Rosa × caviniacensis

Scientific classification
- Kingdom: Plantae
- Clade: Embryophytes
- Clade: Tracheophytes
- Clade: Spermatophytes
- Clade: Angiosperms
- Clade: Eudicots
- Clade: Rosids
- Order: Rosales
- Family: Rosaceae
- Genus: Rosa
- Species: R. × caviniacensis
- Binomial name: Rosa × caviniacensis Ozanon
- Synonyms: Rosa pimpinellifolia subsp. caviniacensis (Ozanon) Malag. ; Rosa pimpinellifolia var. caviniacensis (Ozanon) Malag. ; Rosa × cavinianensis Ozanon ;

= Rosa × caviniacensis =

- Genus: Rosa
- Species: × caviniacensis
- Authority: Ozanon

Species of flowering plant

Rosa × caviniacensis is a hybrid species of flowering plant in the family Rosaceae. It belongs to the genus Rosa and grows as a shrub in temperate environments. The hybrid is native to Spain and France.

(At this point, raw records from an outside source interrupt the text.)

# MuMuJun97/semantic_slam_mapping

Measured on AMD Instinct MI355X. Metric: frames/sec semantic-mapping, 640x480 RGB-D, higher is better.
Workload: dtype u8; 1 GPU; configs[1]: synthetic 640x480 RGB-D + precomputed 12-class masks, 1k frames per GPU, ORB 1000 kp/frame, 5 ref frames, leaf 0.10 m; frames_per_gpu=1000, frames_all_gpus=1000, batch_frames=250, matcher_halo_frames=0, parallelism=single GPU

## Files before the change

### semantic_slam_mapping_amd/csrc/kernels_match.hip

```cpp
#include "ssm_internal.h"

#define MT 512
#define TCH 1024

#define QPL 2
__device__ __forceinline__ uint32_t bcnt_acc(uint32_t x, uint32_t acc)
{
    uint32_t r;
    asm("v_bcnt_u32_b32 %0, %1, %2" : "=v"(r) : "v"(x), "v"(acc));
    return r;
}
__device__ __forceinline__ uint32_t umed3(uint32_t a, uint32_t b, uint32_t c)
{
    uint32_t r;
    asm("v_med3_u32 %0, %1, %2, %3" : "=v"(r) : "v"(a), "v"(b), "v"(c));
    return r;
}
template <int T>
__device__ __forceinline__ void match_pair(const uint8_t* __restrict__ q, int nq, const uint8_t* __restrict__ t, int nt,
                                           double ratio, int cap, ssm_dmatch* __restrict__ out, int32_t* __restrict__ nout,
                                           int32_t* __restrict__ knn_idx, int32_t* __restrict__ knn_dist,
                                           int qb = 0, int qe = -1, int32_t* __restrict__ pend = nullptr, int role = 0)
{
    __shared__ uint4 tr[TCH * 2];
    __shared__ int wcnt[T / 64];
    __shared__ int base;
    const int tid = threadIdx.x, lane = tid & 63, wv = tid >> 6;
    if (qe < 0) qe = nq;
    if (tid == 0) base = role == 2 ? qb : 0;
    for (int q0 = qb; q0 < qe; q0 += T * QPL) {
        uint4 a[QPL], b[QPL]; uint32_t k0[QPL], k1[QPL];
#pragma unroll
        for (int u = 0; u < QPL; u++) {
            const int qi = q0 + u * T + tid;
            a[u] = make_uint4(0, 0, 0, 0); b[u] = a[u]; k0[u] = 0xFFFFFFFFu; k1[u] = 0xFFFFFFFFu;
            if (qi < qe) { const uint4* p = reinterpret_cast<const uint4*>(q + (size_t)qi * 32); a[u] = p[0]; b[u] = p[1]; }
        }
        for (int t0 = 0; t0 < nt; t0 += TCH) {
            const int m = min(TCH, nt - t0);
            __syncthreads();
            for (int i = tid; i < m * 2; i += T) tr[i] = reinterpret_cast<const uint4*>(t + (size_t)t0 * 32)[i];
            __syncthreads();
            auto one_train = [&](int j) {
                const uint4 x = tr[2 * j], y = tr[2 * j + 1];
#pragma unroll
                for (int u = 0; u < QPL; u++) {
                    uint32_t d = bcnt_acc(a[u].x ^ x.x, 0u);
                    d = bcnt_acc(a[u].y ^ x.y, d); d = bcnt_acc(a[u].z ^ x.z, d); d = bcnt_acc(a[u].w ^ x.w, d);
                    d = bcnt_acc(b[u].x ^ y.x, d); d = bcnt_acc(b[u].y ^ y.y, d); d = bcnt_acc(b[u].z ^ y.z, d); d = bcnt_acc(b[u].w ^ y.w, d);
                    const uint32_t key = (d << 16) | (uint32_t)(t0 + j);
                    k1[u] = umed3(key, k0[u], k1[u]);
                    k0[u] = min(key, k0[u]);
                }
            };
            const int m4 = m & ~3;
            for (int j = 0; j < m4; j += 4) {
#pragma unroll
                for (int jj = 0; jj < 4; jj++) one_train(j + jj);
            }
            for (int j = m4; j < m; j++) one_train(j);
        }
#pragma unroll
        for (int u = 0; u < QPL; u++) {
            const int qi = q0 + u * T + tid;
            const int d0 = k0[u] >> 16, i0 = k0[u] & 0xFFFF, d1 = k1[u] >> 16, i1 = k1[u] & 0xFFFF;
            if (knn_idx && qi < qe) { knn_idx[2*qi] = i0; knn_idx[2*qi+1] = i1; knn_dist[2*qi] = d0; knn_dist[2*qi+1] = d1; }
            const bool keep = (qi < qe) && ((double)(float)d0 < ratio * (double)(float)d1);
            const unsigned long long bal = __ballot(keep);
            __syncthreads();
            if (lane == 0) wcnt[wv] = __popcll(bal);
            __syncthreads();
            int off = base;
            for (int w = 0; w < wv; w++) off += wcnt[w];
            if (keep) {
                const int k = off + __popcll(bal & ((1ull << lane) - 1ull));
                if (out && k < cap) { ssm_dmatch mm; mm.queryIdx = qi; mm.trainIdx = i0; mm.imgIdx = 0; mm.distance = (float)d0; out[k] = mm; }
            }
            __syncthreads();
            if (tid == 0) { int s = 0; for (int w = 0; w < T / 64; w++) s += wcnt[w]; base += s; }
        }
    }
    __syncthreads();
    if (role == 0) { if (tid == 0 && nout) *nout = base; return; }
    __shared__ int other;
    const int split = role == 1 ? qe : qb, mine = base - (role == 2 ? qb : 0);
    if (tid == 0) {
        __builtin_amdgcn_fence(__ATOMIC_RELEASE, "agent");
        asm volatile("s_waitcnt vmcnt(0)" ::: "memory");
        other = __hip_atomic_exchange(pend, mine, __ATOMIC_RELAXED, __HIP_MEMORY_SCOPE_AGENT);
        if (other >= 0) { __builtin_amdgcn_fence(__ATOMIC_ACQUIRE, "agent"); asm volatile("s_waitcnt vmcnt(0)" ::: "memory"); }
    }
    __syncthreads();
    if (other < 0) return;
    const int n0 = role == 1 ? mine : other, n1 = role == 1 ? other : mine;
    if (n0 != split) {
        uint4* o = reinterpret_cast<uint4*>(out);
        for (int i0 = 0; i0 < n1; i0 += T) {
            const int i = i0 + tid;
            uint4 v = make_uint4(0, 0, 0, 0);
            if (i < n1) v = o[split + i];
            __syncthreads();
            if (i < n1) o[n0 + i] = v;
            __syncthreads();
        }
    }
    if (tid == 0 && nout) *nout = n0 + n1;
}

__global__ void __launch_bounds__(MT)
match_pairs_kernel(const uint8_t* __restrict__ desc, const MatchPair* __restrict__ pairs, double ratio, int cap,
                   ssm_dmatch* __restrict__ out, int32_t* __restrict__ nout, int32_t* __restrict__ knn_idx, int32_t* __restrict__ knn_dist)
{
    const MatchPair p = pairs[blockIdx.x];
    match_pair<MT>(desc + (size_t)p.qoff * 32, p.nq, desc + (size_t)p.toff * 32, p.nt, ratio, cap,
               out ? out + (size_t)p.out_slot * cap : nullptr, nout ? nout + p.out_slot : nullptr, knn_idx, knn_dist);
}
hipError_t k_match_pairs(const uint8_t* desc, const MatchPair* pairs, int npairs, double ratio, int cap,
                         ssm_dmatch* out, int32_t* nout, int32_t* knn_idx, int32_t* knn_dist, hipStream_t s)
{
    match_pairs_kernel<<<npairs, MT, 0, s>>>(desc, pairs, ratio, cap, out, nout, knn_idx, knn_dist);
    return hipGetLastError();
}

__global__ void __launch_bounds__(MT / 2)
match_seq_kernel(const uint8_t* __restrict__ desc, const int32_t* __restrict__ nkp, int f0, int R, int hist, double ratio, int cap,
                 ssm_dmatch* __restrict__ out, int32_t* __restrict__ nout, int32_t* __restrict__ pend)
{
    const int f = f0 + blockIdx.y, r = blockIdx.x >> 1, half = blockIdx.x & 1;
    const int cur = hist + f, ref = cur - R + r;
    const int slot = f * R + r;
    const int nq = ref >= 0 ? nkp[ref] : -1, nt = nkp[cur];
    if (nq < 0 || nt < 2) { if (threadIdx.x == 0 && half == 0) nout[slot] = -1; return; }
    const int split = min(nq, (((nq + 1) >> 1) + 63) & ~63);
    match_pair<MT / 2>(desc + (size_t)ref * cap * 32, nq, desc + (size_t)cur * cap * 32, nt, ratio, cap,
                       out + (size_t)slot * cap, nout + slot, nullptr, nullptr, half ? split : 0, half ? nq : split, pend + blockIdx.y * R + r, half + 1);
}
hipError_t k_match_seq(const uint8_t* desc, const int32_t* nkp, int f0, int n, int R, int hist, double ratio, int cap,
                       ssm_dmatch* out, int32_t* nout, int32_t* pend, hipStream_t s)
{
    hipError_t e = hipMemsetAsync(pend, 0xFF, sizeof(int32_t) * (size_t)n * R, s);
    if (e != hipSuccess) return e;
    match_seq_kernel<<<dim3(2 * R, n), MT / 2, 0, s>>>(desc, nkp, f0, R, hist, ratio, cap, out, nout, pend);
    return hipGetLastError();
}

typedef int v4i __attribute__((ext_vector_type(4)));
typedef int v8i __attribute__((ext_vector_type(8)));
typedef float v16f __attribute__((ext_vector_type(16)));
typedef __attribute__((address_space(3))) void* lds_ptr_t;
#define MM_QB 256
#define MM_DB SSM_MATCH_DESC_BYTES
#define MM_KS 4
#define MM_TILE (32 * MM_DB)
#ifndef MM_ABLATE
#define MM_ABLATE 0
#endif

__global__ void __launch_bounds__(256)
match_expand_kernel(const uint8_t* __restrict__ desc, const int32_t* __restrict__ nkp, int row0, int cap, int capT,
                    uint8_t* __restrict__ eq, uint8_t* __restrict__ et)
{
    const int row = row0 + blockIdx.y;
    const int i = blockIdx.x * 256 + threadIdx.x;
    if (i >= capT * 8) return;
    const int r = i & 31, c = (i >> 5) & 7, d = (i >> 8) * 32 + r;
    uint32_t bits = 0;
    if (d < nkp[row]) bits = *reinterpret_cast<const uint32_t*>(desc + ((size_t)row * cap + d) * 32 + 4 * c);
    uint32_t q[4], t[4];
#pragma unroll
    for (int k = 0; k < 4; k++) {
        uint32_t v = (bits >> (8 * k)) & 255u;
        v = (v | (v << 12)) & 0x000F000Fu;
        v = (v | (v << 6)) & 0x03030303u;
        v = (v | (v << 3)) & 0x11111111u;
        q[k] = (v << 3) + 0x22222222u;
        t[k] = (v << 3) ^ 0xAAAAAAAAu;
    }
    const size_t o = (size_t)row * capT * MM_DB + (size_t)i * 16;
    *reinterpret_cast<uint4*>(eq + o) = make_uint4(q[0], q[1], q[2], q[3]);
    *reinterpret_cast<uint4*>(et + o) = make_uint4(t[0], t[1], t[2], t[3]);
}
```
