struct GmcArgs {
  const float* a; GnRef ga; const float* b; GnRef gb; int rows_in; const int32_t* idx; int64_t idx_cs; int C, rows_out; float* out; int bpc;
};
enum WalkKind { WK_TILE_SMALL = 0, WK_TILE_ATT2 = 1, WK_ATT_FULL64 = 2, WK_GMC = 3 };
struct WalkJob {
  int kind = 0;
  int v0 = 0, v1 = 0;
  int gx = 1, gy = 1;
  int dep = -1;
  GemmArgs gemm;
  AttPool16Args att;
  GmcArgs gmc = {};
};
constexpr int kWalkMaxPhases = 32;
constexpr int kWalkCtrWords = 2 * kWalkMaxPhases + 2;
struct WalkProgram {
  int nphases = 0, clouds = 0, wpc = 1;
  int flags = 0;
  unsigned* ctr = nullptr;
  unsigned long long* trace = nullptr;
  WalkJob job[kWalkMaxPhases];
};
bool walk_plan_gemm(const GemmArgs& a, WalkJob* out);
bool walk_plan_att_full(const AttPool16Args& a, int KH, int wpc, WalkJob* out);
bool walk_plan_gmc(const GmcArgs& a, int wpc, WalkJob* out);
void launch_walk(const WalkProgram& host, const WalkProgram* prog, hipStream_t st);

void launch_narrow_i64(const int64_t* src, int32_t* dst, int64_t n, hipStream_t st);

struct MemOp { void* dst; const void* src; size_t bytes; uint32_t fill; };
struct MemOps {
  static constexpr int kMax = 10;
  int n = 0;
  MemOp op[kMax];
  bool overflow = false;
  void fill(void* dst, size_t bytes, uint32_t word = 0) { if (dst && bytes) add(MemOp{dst, nullptr, bytes, word}); }
  void copy(void* dst, const void* src, size_t bytes) { if (dst && src && bytes) add(MemOp{dst, src, bytes, 0u}); }
  void add(const MemOp& o) { if (n < kMax) op[n++] = o; else overflow = true; }
};
void launch_mem_ops(const MemOps& m, hipStream_t st);

void launch_copy_idx_clamped(const int32_t* src, int64_t src_cloud_stride, int count, int limit, int clouds, int32_t* dst,
                             int64_t dst_cloud_stride, int32_t* flag, int flag_mod, hipStream_t st);
struct PyramidIdxCopy {
  const int32_t *neigh, *sub, *interp;
  int32_t *neigh_out, *sub_out, *interp_out;
  int S, S1, levels;
  int nl[6], off[6], soff[6];
  int32_t* flag; int flag_mod;
};
void launch_copy_pyramid_idx(const PyramidIdxCopy& a, int clouds, hipStream_t st);

void launch_knn16(const float* pts, int64_t cloud_stride, int stride, int n, int clouds, int32_t* out,
                  int64_t out_cloud_stride, hipStream_t st);
struct KnnSmallJobs {
  static constexpr int kMax = 8;
  struct Job {
    int kind;
    int n, n_support;
    int32_t* out;
    int64_t ocs;
    int b0;
  } job[kMax];
  int njobs;
};
bool knn16_takes_wave_kernel(int n, int clouds);
void launch_knn_small_levels(const float* pts, int64_t cloud_stride, int stride, int clouds, KnnSmallJobs& jobs, hipStream_t st);
size_t knn_grid_scratch_bytes(int clouds, int n);
void launch_knn16_grid(const float* pts, int64_t cloud_stride, int stride, int n, int clouds, int32_t* out,
                       int64_t out_cloud_stride, void* scratch, hipStream_t st);
bool knn16_grid_can_merge(int n);
void launch_knn16_grid_levels(const float* pts, int64_t cloud_stride, int stride, int nlev, const int* n, int clouds, int32_t* const* out,
                              int64_t out_cloud_stride, void* const* scratch, hipStream_t st);
void launch_nn1(const float* pts, int64_t cloud_stride, int stride, int n_query, int n_support, int clouds,
                int32_t* out, int64_t out_cloud_stride, hipStream_t st);
void launch_nn1_grid(int n_query, int n_support, int clouds, int32_t* out, int64_t out_cloud_stride, const void* grid_scratch,
                     const void* query_scratch, hipStream_t st);
void launch_copy_xyz(const float* pts, int64_t cloud_stride, int stride, int n, int clouds, float* out,
                     int64_t out_cloud_stride, hipStream_t st);
constexpr int kMaxLevels = 4;
struct PyramidLevels { int L; int nl[kMaxLevels + 1]; int off[kMaxLevels + 1]; int soff[kMaxLevels + 1]; int S, S1; };
void launch_copy_xyz_levels(const float* pts, int64_t cloud_stride, int stride, const PyramidLevels& lv, int clouds, float* xyz,
                            int64_t xyz_cs, hipStream_t st);
void launch_copy_sub_levels(const int32_t* neigh, int64_t neigh_cs, const PyramidLevels& lv, int clouds, int32_t* sub, int64_t sub_cs,
                            hipStream_t st);
void launch_copy_rows_i32(const int32_t* src, int64_t src_cloud_stride, int rows, int width, int clouds, int32_t* dst,
                          int64_t dst_cloud_stride, hipStream_t st);
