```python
def _on_device(fn):
    @functools.wraps(fn)
    def wrapped(self, *args, **kwargs):
        with torch.cuda.device(self.dev):
            return fn(self, *args, **kwargs)
    return wrapped
# ... 87 lines not shown
            self._i8_over = dict(group=i8_group, slice=i8_slice, resident=i8_resident)
            self._device_share = max(1, int(device_share))
            self._init(N, B, obs, xi, batch, mem_budget_bytes, design_only, visit_order, gram, likelihood_only, planes)

    def _init(self, N, B, obs, xi, batch, mem_budget_bytes, design_only, visit_order, gram, likelihood_only, planes):
        self.obs = self.OBS[obs]
        self.xi, self.obs_param = self._obs_param(xi)
        self.Dp = _r(self.D + 1, 16)
        self.ldn = _r(self.nloc, 2)
        self.ldj = _r(self.D + 2, 16)
        self.kmax = _lib.load().pgl_flip_kmax()
        self.R = _lib.load().pgl_flip_window_blocks(self.B)
        if self.R < 1:
            raise ValueError("B=%d too large for the proposal window" % self.B)
        self.datasets = []
        self.gram = gram or "auto"
        assert self.gram in ("auto", "fp64", "int8")
        self.planes = int(planes) if planes else None
        assert self.planes is None or 1 <= self.planes <= _lib.load().pgl_i8_max_planes()
        self._i8_scratch = None
        self.visit_order = bool(visit_order)
        self.share_tableau = self.visit_order
        self._batch_arg, self._mem_budget = batch, mem_budget_bytes
        self.nb = None
        self.design_only = design_only
        self.likelihood_only = bool(likelihood_only)
        if likelihood_only:
            self._alloc_shard()
        elif not design_only:
            self._alloc_shard()
            if batch is not None:
                self._ensure_batch()
        self.flip_single_pass = False
        self.keep_logodds = False
        self.logodds = None
        self.profile = False
        self._times = None
        self._i8_norm = None
        self._ev = []
        self.wait_seconds = 0.0
        self.overlap_seconds = 0.0
        self.launch_seconds = 0.0

    def _obs_param(self, xi):
        v = np.asarray(xi, dtype=np.float64)
        if v.ndim == 0:
            vals, out = v.reshape(1), (float(v), None)
        else:
            v = v.reshape(-1)
            if v.size == self.N:
                v = v[self.n0:self.n1]
            elif v.size != self.nloc:
                raise ValueError("xi: %d values for a model of %d neurons (shard of %d)" % (v.size, self.N, self.nloc))
            vals, out = v, (1.0, torch.from_numpy(np.ascontiguousarray(v)).to(self.dev))
        if self.obs == 1 and not np.all(vals > 0):
            raise ValueError("negative binomial: xi must be > 0")
        if self.obs == 3 and not np.all((vals >= 0) & (vals == np.floor(vals))):
            raise ValueError("binomial: the number of trials n must be an integer >= 0")
        return out

    def _tic(self, name, work=0.0):
        if not self.profile:
            return None
        e0 = torch.cuda.Event(enable_timing=True)
        e1 = torch.cuda.Event(enable_timing=True)
        e0.record(torch.cuda.current_stream(self.dev))
# ... 561 lines not shown
        if isinstance(Jw, BlockPrior):
            label, c0, hw, Jw = Jw.label, Jw.c0_u, Jw.hw_u, Jw.Jw_u
        off_a, off_W, off_b, off_ll, off_st, sb = self._io_state_layout()
        items = [("rho", rho, np.float64), ("Jw", Jw, np.float64), ("hw", hw, np.float64), ("Jb", Jb, np.float64), ("hb", hb, np.float64),
                 ("c0", c0, np.float64), ("perm", perm, np.int32), ("u", u, np.float64), ("z", z, np.float64)]
        if label is not None:
            items.append(("label", label, np.int32))
        arrs, offs, off = {}, {}, sb
        for k, v, dt in items:
            arr = np.ascontiguousarray(v, dtype=dt)
            arrs[k], offs[k] = arr, off
            off = (off + arr.nbytes + 15) // 16 * 16
        self._io_reserve(off - sb)
        hin = self._hin_np
        hin[off_a:off_a + 4 * nloc * N].view(np.int32)[:] = a.reshape(-1)
        hin[off_W:off_W + 8 * nloc * D].view(np.float64)[:] = np.asarray(W, dtype=np.float64).reshape(-1)
        hin[off_b:off_b + 8 * nloc].view(np.float64)[:] = np.asarray(b, dtype=np.float64).reshape(-1)
        for k, arr in arrs.items():
            hin[offs[k]:offs[k] + arr.nbytes] = arr.reshape(-1).view(np.uint8)
        self._din[:off].copy_(self._hin[:off], non_blocking=True)
        base = self._din.data_ptr()
        dp = {k: ctypes.c_void_p(base + o) for k, o in offs.items()}
        dp.setdefault("label", None)
        self.logodds = torch.empty((nloc, N), dtype=F64, device=self.dev) if self.keep_logodds else None
        if label is not None and (self._c0_dense is None):
            self._c0_dense = self._z(nloc, N)
        ovs = None
        if omega_override is not None:
            ovs = [torch.from_numpy(np.ascontiguousarray(omega_override[i], dtype=np.float64).reshape(ds.T, nloc)).to(self.dev)
                   for i, ds in enumerate(self.datasets)]
        sw = self._sweep_args(ovs)
        sw.rho, sw.Jw, sw.hw, sw.label, sw.Jb, sw.hb, sw.c0 = dp["rho"], dp["Jw"], dp["hw"], dp["label"], dp["Jb"], dp["hb"], dp["c0"]
        sw.perm, sw.u, sw.z = dp["perm"], dp["u"], dp["z"]
        sw.logodds, sw.c0_dense = ptr(self.logodds), ptr(self._c0_dense)
        n_act = int(a.sum(axis=1).max()) if a.size else 0
        sw.nrun, sw.nfirst, sw.all_deterministic = int(nrun), int(nfirst), int(det.all())
        sw.init_rows_bound = 1 + B * n_act
        sw.active_rows_bound = (1 + B * int(np.round(rho).sum(axis=1).max())) if det.all() else 0
        sw.flip_single_pass = int(self.flip_single_pass)
        t_launch = time.perf_counter()
        call("pgl_sweep", ctypes.byref(sw), int(seed), int(sweep), st)
        self.launch_seconds += time.perf_counter() - t_launch
        self.last_row_stats = None
        if want_stats:
            if getattr(self, "_stats_dev", None) is None:
                self._stats_dev = torch.empty((nloc, 1 + B + B * B), dtype=F64, device=self.dev)
                self._stats_host = torch.empty((nloc, 1 + B + B * B), dtype=F64).pin_memory()
            call("pgl_row_stats", ptr(self.a_dev), ptr(self.W_dev), ptr(self._stats_dev), N, B, nloc, self.n0, st)
            self._stats_host.copy_(self._stats_dev, non_blocking=True)
        if after_queue is not None:
            after_queue(self)
        if host_overlap is not None:
            t_ov = time.perf_counter()
            host_overlap()
            self.overlap_seconds += time.perf_counter() - t_ov
        t_wait = time.perf_counter()
        hout = self._hout_np
        hp = self._hout.data_ptr()
        call("pgl_get_state", ctypes.byref(sw), ctypes.c_void_p(hp + off_a) if readback else None, ctypes.c_void_p(hp + off_W) if readback else None,
             ctypes.c_void_p(hp + off_b) if readback else None, ctypes.c_void_p(hp + off_ll), ctypes.c_void_p(hp + off_st), st)
        self.wait_seconds += time.perf_counter() - t_wait
        a_i = hout[off_a:off_a + 4 * nloc * N].view(np.int32).reshape(nloc, N) if readback else None
        W_new = hout[off_W:off_W + 8 * nloc * D].view(np.float64).reshape(nloc, N, B) if readback else None
        b_new = hout[off_b:off_b + 8 * nloc].view(np.float64) if readback else None
        if readback and copy:
            W_new, b_new = W_new.copy(), b_new.copy()
        ll = hout[off_ll:off_ll + 8 * nloc].view(np.float64).copy()
# ... 50 lines not shown
```

Measured before the change: 0.05826.

## Generalize paired flip window updates to stacked multi-window deferred updates

Replaces the two-window pairing scheme for applying flip rank updates with a stacking scheme. Deferred update columns accumulate across as many consecutive windows as fit in KMAX. Each window first corrects its panel against the stacked prior updates with a small GEMM, and only the near-diagonal block is updated eagerly. This cuts the number of full trailing rank-K updates of the tableau, at the cost of extra gathers, a stack-correction GEMM, and more complex bookkeeping. An optional debug buffer records the maximum stack depth.

```diff
diff --git a/include/pyglm_hip.h b/include/pyglm_hip.h
--- a/include/pyglm_hip.h
+++ b/include/pyglm_hip.h
@@ -167,6 +167,7 @@
     int flip_single_pass;
     pgl_stage_times_t* times;
     const double* obs_param;
+    int* flip_stack_depth;
 } pgl_sweep_t;
 
 int pgl_sweep_dims(int N, int B, int nloc, int* Dp, int* ldn, int* ldj);
diff --git a/pyglm_amd/_lib.py b/pyglm_amd/_lib.py
--- a/pyglm_amd/_lib.py
+++ b/pyglm_amd/_lib.py
@@ -44,7 +44,7 @@
                 ("d_idx", c_p), ("d_sign", c_p), ("d_cnt", c_p), ("batch_k", c_p), ("act", c_p), ("na", c_p),
                 ("i8_PB", c_p), ("i8_R", c_p), ("i8_stat", c_p), ("i8_slice", c_i), ("i8_PAs", c_p), ("i8_Rx", c_p), ("i8_norm", c_p), ("nrun", c_i), ("nfirst", c_i),
                 ("all_deterministic", c_i), ("init_rows_bound", c_i), ("active_rows_bound", c_i), ("flip_single_pass", c_i),
-                ("times", ctypes.POINTER(StageTimes)), ("obs_param", c_p)]
+                ("times", ctypes.POINTER(StageTimes)), ("obs_param", c_p), ("flip_stack_depth", c_p)]
 
 
 SIGNATURES = {
diff --git a/pyglm_amd/csrc/pgl_common.h b/pyglm_amd/csrc/pgl_common.h
--- a/pyglm_amd/csrc/pgl_common.h
+++ b/pyglm_amd/csrc/pgl_common.h
@@ -66,6 +66,7 @@
     const int* batch_dim; int dim_off;
     int dim_mode;
     const int* batch_row_off;
+    int row_off_c_only;
     int pipe;
     int ksplit; long ks_rows; double* Cpart; long part_stride_z, part_stride_s;
 };
@@ -107,7 +108,7 @@
 long pgl_k_i8_kp(int);
 int pgl_k_i8_crt(const int8_t*, const int8_t*, const double*, const double*, double*, long, long, int, int, int, int, hipStream_t);
 int pgl_k_flip_apply(const pgl_flip_t&, int, int, int, hipStream_t);
-int pgl_k_flip_apply_pair(const pgl_flip_t&, int phase, int window, int* ws, hipStream_t);
+int pgl_k_flip_apply_stack(const pgl_flip_t&, int window, int* ws, int* depth_max, hipStream_t);
 int pgl_k_flip_permute(const pgl_flip_t&, const double*, long, long, hipStream_t);
 int pgl_k_flip_decide(const pgl_flip_t&, int, hipStream_t);
 int pgl_k_flip_pivot_list(const pgl_flip_t&, int*, long, int*, hipStream_t);
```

Rosa × caviniacensis was first published in C. Magnier, Scrinia Florae Selectae 11:246 (1892) by the botanist Ozanon. This species has three accepted synonyms. These include one name published at the subspecies rank, one at the variety rank, and another published under a different varietal name.